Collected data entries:

========================================

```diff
@@ -759,22 +904,23 @@
                         ch.qpos[f] = (int32_t)BT.cbl[a][f] * kmer;
                     }
                 }
+                const double cs = __shfl(my_cs, (uint32_t)lane < n_emit ? (int)BT.emit[lane] : 0);
                 if ((uint32_t)lane < n_emit) {
                     CM_G cm_chain &ch = out[first + lane];
-                    ch.score = (float)cur;
+                    ch.score = (float)cs;
                     ch.chain_len = BT.clen[BT.emit[lane]];
                 }
                 __syncthreads();
-                have = hv;
-                cur = nxt;
             }
 #if defined(CM_CHAIN_DIAG)
             if (lane == 0) {
                 atomicAdd(&counters[CN_CD_EVENTS], (unsigned long long)n_ev);
                 atomicAdd(&counters[CN_CD_LEVELS], dg_levels);
                 atomicAdd(&counters[CN_CD_PROBLEMS], 1ull);
-                atomicAdd(&counters[CN_CD_PASSES], dg_levels * (unsigned long long)((n_ev + 63) / 64));
+                atomicAdd(&counters[CN_CD_PASSES], dg_passes);
                 atomicAdd(&counters[CN_CD_CELLS], (unsigned long long)ncell);
+                atomicAdd(&counters[CN_CD_REGLOG], in_regs ? 1ull : 0ull);
+                atomicAdd(&counters[CN_CD_BATCHES], dg_batches);
             }
 #endif
         }
@@ -808,6 +954,7 @@
 #endif
         }
         __syncthreads();
+        hidx = hnext;
     }
 }
 
```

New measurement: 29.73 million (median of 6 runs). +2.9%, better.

========================================

» **What to produce**
Your answer should consist of the lines above that hold the word "lane".

» **Completed task**
+                const double cs = __shfl(my_cs, (uint32_t)lane < n_emit ? (int)BT.emit[lane] : 0);
                 if ((uint32_t)lane < n_emit) {
                     CM_G cm_chain &ch = out[first + lane];
                     ch.chain_len = BT.clen[BT.emit[lane]];
             if (lane == 0) {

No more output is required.